Anchored in the pandemic

When Covid-19 shut the world down, Joar found clarity. Ships docked. Time opened up. It was then he gave art a real chance.

“I said, let me try this. No expectations. I could always go back to the ship anytime.”

But what started as an experiment quickly took root. “I just kept painting. I got invited to exhibitions. I poured all my time into it — even my savings. I told myself I couldn’t waste a single moment.”

And from there, a new voyage began.

Storms, struggles and stillness

Though many artists grapple with uncertainty at the start, Joar’s struggles began even before he picked up a brush professionally.

“While I was on the ship, I was already thinking that I wanted to become an artist. But it was a huge emotional struggle. I had no art degree, we had no wealth, and I was the breadwinner. It felt like everything in reality was going against art.”

But Joar refused to drown in doubt. Instead, he used fear as fuel.

“These fears — that no one would buy your work, that no one would pay attention — those became my inspiration. It was like jumping into a sea not knowing how deep it was, but knowing I had to swim.”

Joar treated art with the same discipline as his life at sea. Every day was filled with relentless studio work, not unlike the grinding hours in engine rooms. “As hard as the work was on the ship, I worked even harder in art. Here, you don’t know where the income will come from, but because you keep going, it’s your work that opens the doors.”

Recognition and reverberations

Little by little, Joar’s work found its place in the world. His themes — water, statelessness, oceanic labor, migration — resonated widely, especially among Filipinos, whose histories are deeply intertwined with the sea.

One breakthrough moment came in Europe:

“I was invited to the Haus der Kulturen der Welt in Germany — it was my first time back in Europe, not as a seafarer, but as an artist.” Standing beside global artists in an institutional exhibit felt surreal, validating and humbling.

But with recognition comes new kinds of fear.

“There’s joy, but there’s also fear. You don’t know what’s next. Will anyone invite you again? Will you still earn?”

Yet, Joar knows these feelings well by now — and embraces them.

“This is the life of an artist. You live with those feelings. But they’re also your fuel.”

Roots and realizations

Joar’s work is deeply autobiographical. His upbringing in Iloilo — amid fishermen, farmers, and laborers — permeates his canvases.

“I grew up by the river. We’re a clan of farmers and fishermen. I’m the child of an OFW. I became a seafarer. All those experiences — my identity as a Filipino — they all influenced my art.”

For Joar, painting is not escape —it’s excavation. It’s a way to bring to surface the buried lives of those often unseen: sea-based workers, migrants, rural families. His work is an offering to the communities that shaped him.

Words to fellow artists

To young artists navigating their own uncertain waters, Joar offers this:

“Be disciplined. Rest when needed. But keep going. Don’t be afraid to experiment. Keep learning. Share your art, value the people who support you. Strengthen your resolve. Don’t be ashamed to ask for help when needed.”
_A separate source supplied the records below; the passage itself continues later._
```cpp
typedef uint32_t evk_u32x4 __attribute__((ext_vector_type(4)));
struct __attribute__((packed, aligned(4))) evk_quad4 {
    evk_u32x4 v;
};
template <bool NT>
__device__ __forceinline__ uint4 load_col16(const float *col, int64_t ev0, uint32_t gl) {
    const evk_quad4 *q = reinterpret_cast<const evk_quad4 *>(col + ev0) + gl;
    evk_u32x4 v;
#pragma clang diagnostic push
#pragma clang diagnostic ignored "-Waddress-of-packed-member"
    if constexpr (NT) v = __builtin_nontemporal_load(&q->v);
    else v = q->v;
#pragma clang diagnostic pop
    return make_uint4(v.x, v.y, v.z, v.w);
}
struct SrcF32 {
    static constexpr int G = 4, XYW = 8, TPW = 8;
    const float *x, *y, *t, *p;
    template <bool NT = false>
    __device__ __forceinline__ void load_xy(int64_t ev0, uint32_t gl, uint32_t *r) const {
        const uint4 a = load_col16<NT>(x, ev0, gl), b = load_col16<NT>(y, ev0, gl);
        r[0] = a.x, r[1] = a.y, r[2] = a.z, r[3] = a.w, r[4] = b.x, r[5] = b.y, r[6] = b.z, r[7] = b.w;
    }
    template <bool NT = false>
    __device__ __forceinline__ void load_tp(int64_t ev0, uint32_t gl, uint32_t *r) const {
        const uint4 a = load_col16<NT>(t, ev0, gl), b = load_col16<NT>(p, ev0, gl);
        r[0] = a.x, r[1] = a.y, r[2] = a.z, r[3] = a.w, r[4] = b.x, r[5] = b.y, r[6] = b.z, r[7] = b.w;
    }
    __device__ __forceinline__ int key_of(const uint32_t *r, int e, const TileGridG &g, uint32_t &cell) const {
        return nearest_key_cell(__uint_as_float(r[e]), __uint_as_float(r[4 + e]), g, cell);
    }
    __device__ __forceinline__ float t_of(const uint32_t *r, int e) const { return __uint_as_float(r[e]); }
    __device__ __forceinline__ float p_of(const uint32_t *r, int e) const { return __uint_as_float(r[4 + e]); }
    __device__ __forceinline__ float t1(int64_t i) const { return t[i]; }
};

template <bool T64>
struct SrcNative {
    static constexpr int G = 4, XYW = 4, TPW = T64 ? 9 : 5;
    const int16_t *x, *y;
    const void *t;
    const uint8_t *p;
    double t_offset;
    int xy_stride, p_kind;
    template <bool NT = false>
    __device__ __forceinline__ void load_xy(int64_t ev0, uint32_t gl, uint32_t *r) const {
        if (xy_stride == 2) {
            const uint4 w = reinterpret_cast<const uint4 *>(x + 2 * ev0)[gl];
            r[0] = w.x, r[1] = w.y, r[2] = w.z, r[3] = w.w;
        } else {
            const uint2 a = reinterpret_cast<const uint2 *>(x + ev0)[gl], b = reinterpret_cast<const uint2 *>(y + ev0)[gl];
            r[0] = a.x, r[1] = a.y, r[2] = b.x, r[3] = b.y;
        }
    }
    template <bool NT = false>
    __device__ __forceinline__ void load_tp(int64_t ev0, uint32_t gl, uint32_t *r) const {
        if constexpr (T64) {
            const uint4 a = reinterpret_cast<const uint4 *>(static_cast<const double *>(t) + ev0)[2 * gl];
            const uint4 b = reinterpret_cast<const uint4 *>(static_cast<const double *>(t) + ev0)[2 * gl + 1];
            r[0] = a.x, r[1] = a.y, r[2] = a.z, r[3] = a.w, r[4] = b.x, r[5] = b.y, r[6] = b.z, r[7] = b.w;
        } else {
            const uint4 a = reinterpret_cast<const uint4 *>(static_cast<const float *>(t) + ev0)[gl];
            r[0] = a.x, r[1] = a.y, r[2] = a.z, r[3] = a.w;
        }
        r[TPW - 1] = reinterpret_cast<const uint32_t *>(p + ev0)[gl];
    }
    __device__ __forceinline__ int key_of(const uint32_t *r, int e, const TileGridG &g, uint32_t &cell) const {
        const uint32_t wx = xy_stride == 2 ? r[e] << 16 : (e & 1 ? r[e >> 1] : r[e >> 1] << 16);
        const uint32_t wy = xy_stride == 2 ? r[e] : (e & 1 ? r[2 + (e >> 1)] : r[2 + (e >> 1)] << 16);
        return nearest_key_cell_int((int32_t)wx >> 16, (int32_t)wy >> 16, true, g, cell);
    }
    __device__ __forceinline__ float t_of(const uint32_t *r, int e) const {
        if constexpr (T64) {
            const double d = __hiloint2double((int)r[2 * e + 1], (int)r[2 * e]);
            return (float)(d - t_offset);
        } else {
            return (float)((double)__uint_as_float(r[e]) - t_offset);
        }
    }
    __device__ __forceinline__ float p_of(const uint32_t *r, int e) const {
        const uint32_t b = (r[TPW - 1] >> (8 * e)) & 0xffu;
        return p_kind == EVK_P_U8_PM1 ? (float)(2 * (int)b - 1) : (p_kind == EVK_P_I8 ? (float)(int8_t)b : (float)b);
    }
    __device__ __forceinline__ float t1(int64_t i) const {
        return (float)((T64 ? static_cast<const double *>(t)[i] : (double)static_cast<const float *>(t)[i]) - t_offset);
    }
};

}
```

### event_utils_amd/csrc/evk_part2.h

```cpp
#pragma once
#include <cstdio>
#include <cstring>
#include <mutex>
#include <type_traits>

#include "evk_part.h"

namespace evk {

#define V2_HDR 16
#define V2_MAX_TILES 2048
#define V2_TOTALS V2_HDR
#define V2_LIVE_PROGRESS (V2_HDR + V2_MAX_TILES)
#define V2_LIVE_STATUS (V2_LIVE_PROGRESS + 256)
#define V2_PART (V2_LIVE_STATUS + V2_MAX_TILES)
#define V2_COUNTER(T) (V2_PART + (T) + 1)
#define V2_ITEM(T) (V2_PART + 2 * (T) + 1)
#define V2_LB 10
#define EVK_VOXEL2_COUNT (1 << 20)
#define EVK_VOXEL2_COUNT2 (1 << 21)
#define V2_LOCAL_MASK ((1u << V2_LB) - 1u)
#define V2_WIDE (1u << V2_LB)
#define V2_P_MASK (~((2u << V2_LB) - 1u))
__device__ __forceinline__ void lds_barrier() { asm volatile("s_waitcnt lgkmcnt(0)\n\ts_barrier" ::: "memory"); }

template <int THREADS>
__device__ __forceinline__ uint32_t block_excl_scan(uint32_t mine, uint32_t *tmp, uint32_t &total) {
    constexpr int NW = THREADS / 64;
    const int lane = threadIdx.x & 63, wave = threadIdx.x >> 6;
    uint32_t incl = mine;
#pragma unroll
    for (int off = 1; off < 64; off <<= 1) {
        const uint32_t v = __shfl_up(incl, off, 64);
        if (lane >= off) incl += v;
    }
    if (lane == 63) tmp[wave] = incl;
    lds_barrier();
    if (wave == 0) {
        const uint32_t w = lane < NW ? tmp[lane] : 0u;
        uint32_t wi = w;
#pragma unroll
        for (int off = 1; off < NW; off <<= 1) {
            const uint32_t v = __shfl_up(wi, off, 64);
            if (lane >= off) wi += v;
        }
        if (lane < NW) tmp[32 + lane] = wi - w;
        if (lane == NW - 1) tmp[64] = wi;
    }
    lds_barrier();
    total = tmp[64];
    return tmp[32 + wave] + incl - mine;
}

__host__ __device__ static inline int64_t v2_staging_stride(int64_t cells) { return (cells + 31) & ~(int64_t)31; }

struct Part2 {
    int S;
    int per_block;
    int nsc;
    int nt_pad;
    int nblk;
};
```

More than anything, he urges artists to make time their ally, not their enemy.

“No time is ever wasted if it’s poured into your art.”

The sea is not a quiet place

Joar Songcuya’s story is not about a sudden rise or a viral success. It is about slow-burning conviction, self-discovery in solitude, and the courage to pursue truth even when the waters are uncharted.

Like the sea he once sailed, his journey is both beautiful and brutal — always moving, always calling.

And in the end, perhaps that’s what makes Joar’s work resonate so deeply: it speaks of lives suspended between worlds, of people braving storms to find not just land, but meaning.

And in every brushstroke, we see a man who found his compass not in maps or machinery — but in art.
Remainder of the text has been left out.